Carina Tavares Ribeiro Barbosa, Raissa Pimentel Costa

Resumo


O movimento estudantil vem expressando, desde a década de 1980, diferentes propostas de organização política pelo surgimento de novos atores que redefinem os sentidos da mobilização coletiva. Buscando compreende-los, intenta-se analisar as novas dinâmicas da “sociabilidade militante[1]”, que durante a investigação de caráter teórico-interpretativo das principais pesquisas acadêmicas realizadas na área, são referidas, por alguns autores, como causa de uma inflexão ou debilidade da capacidade mobilizadora massiva do movimento estudantil após os anos 60 e 70. Percebe-se, não obstante, uma tendência em descrever as mudanças pelas quais vem passando o movimento estudantil como determinantes da perda de protagonismo político deste movimento, ignorando o caráter dinâmico do fenômeno e negativando o potencial subversivo das disputas e tensões entre formas instituídas de participação que mitigam a autonomia do movimento e as possibilidades instituintes.

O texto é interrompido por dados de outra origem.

@@ -212,6 +244,9 @@
     slot_range(a.g, k, &e0, &e1);
     r_first = rc[e0].x;
     head_partial = a.g.rowptr[r_first] < e0;
+  }
+  if constexpr (MERGE) {
+    if (kl >= a.g.kn) e0 = e1;
   }
   const LaneCols<VEC> lc = lane_cols<LPR, VEC>(a.rs);
   const int R = CR ? CR : a.rs.R;
@@ -297,7 +332,71 @@
     }
   }
   const bool tail_partial = tail_known ? tail_flag : a.g.rowptr[cur + 1] > e1;
-  fwd_flush<LPR, VEC, AUX, LPH, CR>(a, lc, k, cur, cur == r_first && head_partial, tail_partial, st);
+  if constexpr (!MERGE) {
+    fwd_flush<LPR, VEC, AUX, LPH, CR>(a, lc, k, cur, cur == r_first && head_partial, tail_partial, st);
+  } else {
+    extern __shared__ __attribute__((aligned(16))) float wg_sm[];
+    const int S = (int)(blockDim.x >> 6) * EPW, j = (int)(threadIdx.x >> 6) * EPW + lane / LPR;
+    const int64_t PS = part_stride<AUX>(a.rs), PSL = (PS + 3) & ~(int64_t)3;
+    int* kinds = reinterpret_cast<int*>(wg_sm + S * PSL);
+    const bool hp = cur == r_first && head_partial;
+    const int kind = kl >= a.g.kn ? PK_IDLE : (tail_partial ? (hp ? PK_MID : PK_TAIL) : (hp ? PK_HEAD : PK_NONE));
+    if (kind == PK_MID && j > 0) part_store<VEC, AUX>(a, lc, wg_sm + j * PSL, st);
+    if (kind == PK_HEAD) part_store<VEC, AUX>(a, lc, a.part + 2 * k * PS, st);
+    if ((lane & (LPR - 1)) == 0) kinds[j] = kind;
+    __syncthreads();
+    if (kind == PK_NONE) {
+      fwd_finish<LPR, VEC, AUX, LPH, CR>(a, lc, cur, st);
+    } else if (kind == PK_TAIL || (kind == PK_MID && j == 0)) {
+      bool ended = false;
+      for (int jj = j + 1; jj < S && kl + (jj - j) < a.g.kn && !ended; ++jj) {
+        PartRec<VEC, AUX> rec;
+        if (kinds[jj] == PK_MID) {
+          part_load<VEC, AUX>(a, lc, wg_sm + jj * PSL, rec);
+        } else {
+          part_load<VEC, AUX>(a, lc, a.part + 2 * (k + (jj - j)) * PS, rec);
+          ended = true;
+        }
+        part_merge_seq<VEC, AUX>(st, rec);
+      }
+      if (ended && kind == PK_TAIL) fwd_finish<LPR, VEC, AUX, LPH, CR>(a, lc, cur, st);
+      else part_store<VEC, AUX>(a, lc, a.part + (2 * k + (kind == PK_TAIL ? 1 : 0)) * PS, st);
+    }
+  }
+}
+
+template <int LPR, bool AUX, int LPH = 0, int CR = 0>
+__global__ __launch_bounds__(256) void gat_fwd_group_merge_kernel(FwdArgs a) {
+  constexpr int EPW = 64 / LPR;
+  const int lane = threadIdx.x & 63;
+  const int64_t kl = ((int64_t)blockIdx.x * (blockDim.x >> 6) + (threadIdx.x >> 6)) * EPW + lane / LPR;
+  if (kl >= a.g.kn) return;
+  const int S = 1 << a.gsh, j = (int)(kl & (S - 1));
+  const int64_t k = a.g.k0 + kl, PS = part_stride<AUX>(a.rs);
+  const int2* __restrict__ rc = a.g.rc;
+  const int4 mt = a.g.meta[k];
+  const bool mid = (mt.w & 3) == 3 && rc[mt.y - 1].x == mt.z;
+  const bool tail = (mt.w & 2) != 0 && !mid;
+  if (!(tail || (mid && j == 0))) return;
+  const LaneCols<1> lc = lane_cols<LPR, 1>(a.rs);
+  RowState<1, AUX> st;
+  {
+    PartRec<1, AUX> own;
+    part_load<1, AUX>(a, lc, a.part + (2 * k + (tail ? 1 : 0)) * PS, own);
+    st.m[0] = own.m[0]; st.z[0] = own.z[0]; st.acc[0] = own.acc[0];
+    if constexpr (AUX) { st.zn[0] = own.zn[0]; st.accn[0] = own.accn[0]; }
+    else { st.zn[0] = 0.f; st.accn[0] = make_float4(0.f, 0.f, 0.f, 0.f); }
+  }
+  bool ended = false;
+  for (int jj = j + 1; jj < S && kl + (jj - j) < a.g.kn && !ended; ++jj) {
+    const int4 m2 = a.g.meta[k + (jj - j)];
+    ended = !((m2.w & 3) == 3 && rc[m2.y - 1].x == m2.z);
+    PartRec<1, AUX> rec;
+    part_load<1, AUX>(a, lc, a.part + 2 * (k + (jj - j)) * PS, rec);
+    part_merge_seq<1, AUX>(st, rec);
+  }
+  if (ended && tail) fwd_finish<LPR, 1, AUX, LPH, CR>(a, lc, rc[mt.y - 1].x, st);
+  else part_store<1, AUX>(a, lc, a.part + (2 * k + (tail ? 1 : 0)) * PS, st);
 }
 
 template <int LPR, int VEC, bool AUX, int NW, int G = 64 / LPR>
@@ -316,7 +415,7 @@
       for (int f = 0; f < PF; ++f) {
         const int qq = q + f * G;
         const int qc = qq < npieces ? qq : q;
-        part_load<VEC, AUX>(a, lc, a.part + (qc == 0 ? 2 * k + 1 : 2 * (k + qc)) * PS, rec[f]);
+        part_load<VEC, AUX>(a, lc, a.part + (qc == 0 ? 2 * k + 1 : 2 * (((k >> a.gsh) + qc) << a.gsh)) * PS, rec[f]);
       }
 #pragma unroll
       for (int f = 0; f < PF; ++f)
@@ -497,21 +596,54 @@
     const unsigned blocks = (unsigned)cdiv(cdiv(nslots, 64 / lpr), bt / 64);
     const bool aux = aneg != nullptr;
     const bool fast = aux && !att_mask && (int64_t)a.g.n * a.ldwh * 4 < ((int64_t)1 << 32);
-#define PYGAT_FWD(V2V, AUXV, FASTV)                                                                                   \
-    PYGAT_DISPATCH_LANES(lpr, vec, hipLaunchKernelGGL((gat_fwd_kernel<LPR, VEC, V2V, AUXV, FASTV>), dim3(blocks),    \
-                                                      dim3(bt), 0, st, a))
+    a.gsh = 0;
+    const int wg_slots = (int)(bt / 64) * (64 / lpr), wg_i = ilog2(wg_slots) - 2;
+    const bool grouped = PYGAT_K2_WG_MERGE && !v2 && vec == 1 && hg >= H && a.g.meta && a.g.k0 == 0 && wg_i >= 0 &&
+                         wg_i < PYGAT_WG_CUT_LISTS && g->wg_cut_rows[wg_i] != nullptr;
+    if (grouped) {
+      PYGAT_REQUIRE(g->wg_n_cut[wg_i] >= 0 && g->wg_n_cut_wide[wg_i] >= 0 && g->wg_n_cut_wide[wg_i] <= g->wg_n_cut[wg_i],
+                    "graph: bad per-work-group cut-row list (n_cut=%d n_cut_wide=%d)", g->wg_n_cut[wg_i], g->wg_n_cut_wide[wg_i]);
+      a.gsh = wg_i + 2;
+      a.g.cut = g->wg_cut_rows[wg_i]; a.g.n_cut = g->wg_n_cut[wg_i]; a.g.n_cut_wide = g->wg_n_cut_wide[wg_i];
+    }
+    const bool merge = grouped && !a.g.order;
+    const size_t ps_f = (size_t)(aux ? part_stride<true>(a.rs) : part_stride<false>(a.rs));
+    const size_t wg_lds = merge ? (size_t)wg_slots * (((ps_f + 3) & ~(size_t)3) + 1) * sizeof(float) : 0;
+#define PYGAT_FWD(V2V, AUXV, FASTV, MV)                                                                               \
+    PYGAT_DISPATCH_LANES(lpr, vec, hipLaunchKernelGGL((gat_fwd_kernel<LPR, VEC, V2V, AUXV, FASTV, 0, 0, (MV && VEC == 1)>), \
+                                                      dim3(blocks), dim3(bt), wg_lds, st, a))
+#define PYGAT_FWD_M(V2V, AUXV, FASTV) do { if (merge) PYGAT_FWD(V2V, AUXV, FASTV, true); else PYGAT_FWD(V2V, AUXV, FASTV, false); } while (0)
+    const bool head8 = aux && fast && lpr == 32 && vec == 1 && a.rs.lph == 4;
+    const bool head8c = head8 && a.rs.R == 128 && a.rs.ldr == 128 && a.rs.ldh == 8 && a.rs.ldo == 128 && a.rs.Fo == 16 && a.ldwh == 128 &&
+                        !(flags & PYGAT_F_SKIP);
     if (!do_main) {}
-    else if (v2) PYGAT_FWD(true, false, false);
-    else if (aux && fast && lpr == 32 && vec == 1 && a.rs.lph == 4)
-      if (a.rs.R == 128 && a.rs.ldr == 128 && a.rs.ldh == 8 && a.rs.ldo == 128 && a.rs.Fo == 16 && a.ldwh == 128 && !(flags & PYGAT_F_SKIP))
-        hipLaunchKernelGGL((gat_fwd_kernel<32, 1, false, true, true, 4, 128>), dim3(blocks), dim3(bt), 0, st, a);
-      else
-        hipLaunchKernelGGL((gat_fwd_kernel<32, 1, false, true, true, 4>), dim3(blocks), dim3(bt), 0, st, a);
-    else if (aux && fast) PYGAT_FWD(false, true, true);
-    else if (aux) PYGAT_FWD(false, true, false);
-    else PYGAT_FWD(false, false, false);
+    else if (v2) PYGAT_FWD(true, false, false, false);
+    else if (head8c && merge)
+      hipLaunchKernelGGL((gat_fwd_kernel<32, 1, false, true, true, 4, 128, true>), dim3(blocks), dim3(bt), wg_lds, st, a);
+    else if (head8c)
+      hipLaunchKernelGGL((gat_fwd_kernel<32, 1, false, true, true, 4, 128>), dim3(blocks), dim3(bt), 0, st, a);
+    else if (head8 && merge)
+      hipLaunchKernelGGL((gat_fwd_kernel<32, 1, false, true, true, 4, 0, true>), dim3(blocks), dim3(bt), wg_lds, st, a);
+    else if (head8)
+      hipLaunchKernelGGL((gat_fwd_kernel<32, 1, false, true, true, 4>), dim3(blocks), dim3(bt), 0, st, a);
+    else if (aux && fast) PYGAT_FWD_M(false, true, true);
+    else if (aux) PYGAT_FWD_M(false, true, false);
+    else PYGAT_FWD_M(false, false, false);
+#undef PYGAT_FWD_M
 #undef PYGAT_FWD
     PYGAT_CHECK_LAUNCH("gat_forward");
+    if (grouped && !merge && do_fix) {
+      const unsigned gb = (unsigned)cdiv(cdiv(nslots, 64 / lpr), 4);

Em contexto de maior repressão e perseguição política acirrada pelo decreto do ato constitucional número 5, a interferência dos partidos políticos no movimento estudantil deu condições de possibilidade para a continuação das atividades políticas do movimento mesmo que de forma clandestina. Os partidos, por outro lado, também viram o movimento estudantil como forma de sobrevivência política, mediante o regime vigente, como elucida Cancian:

As tendências estudantis eram consideradas, mais propriamente, as “faces legais” dos grupos, organizações e partidos políticos de esquerda clandestinos. Para sobreviverem na conjuntura de repressão política, as tendências estudantis adotaram denominações distintas com a finalidade de evitar que transparecessem publicamente agremiações políticas clandestinas que as representavam (CANCIAN, 2014, p. 207).

 

A criação das tendências, como destaca Mesquita (2006) diversificou e impulsionou a criação de novas frentes no movimento estudantil, influindo nas estratégias de organização e ampliando o debate acerca dos sentidos das ações coletivas do movimento, pela influencia de diversas vertentes ideológicas sobre as quais os partidos políticos se posicionavam.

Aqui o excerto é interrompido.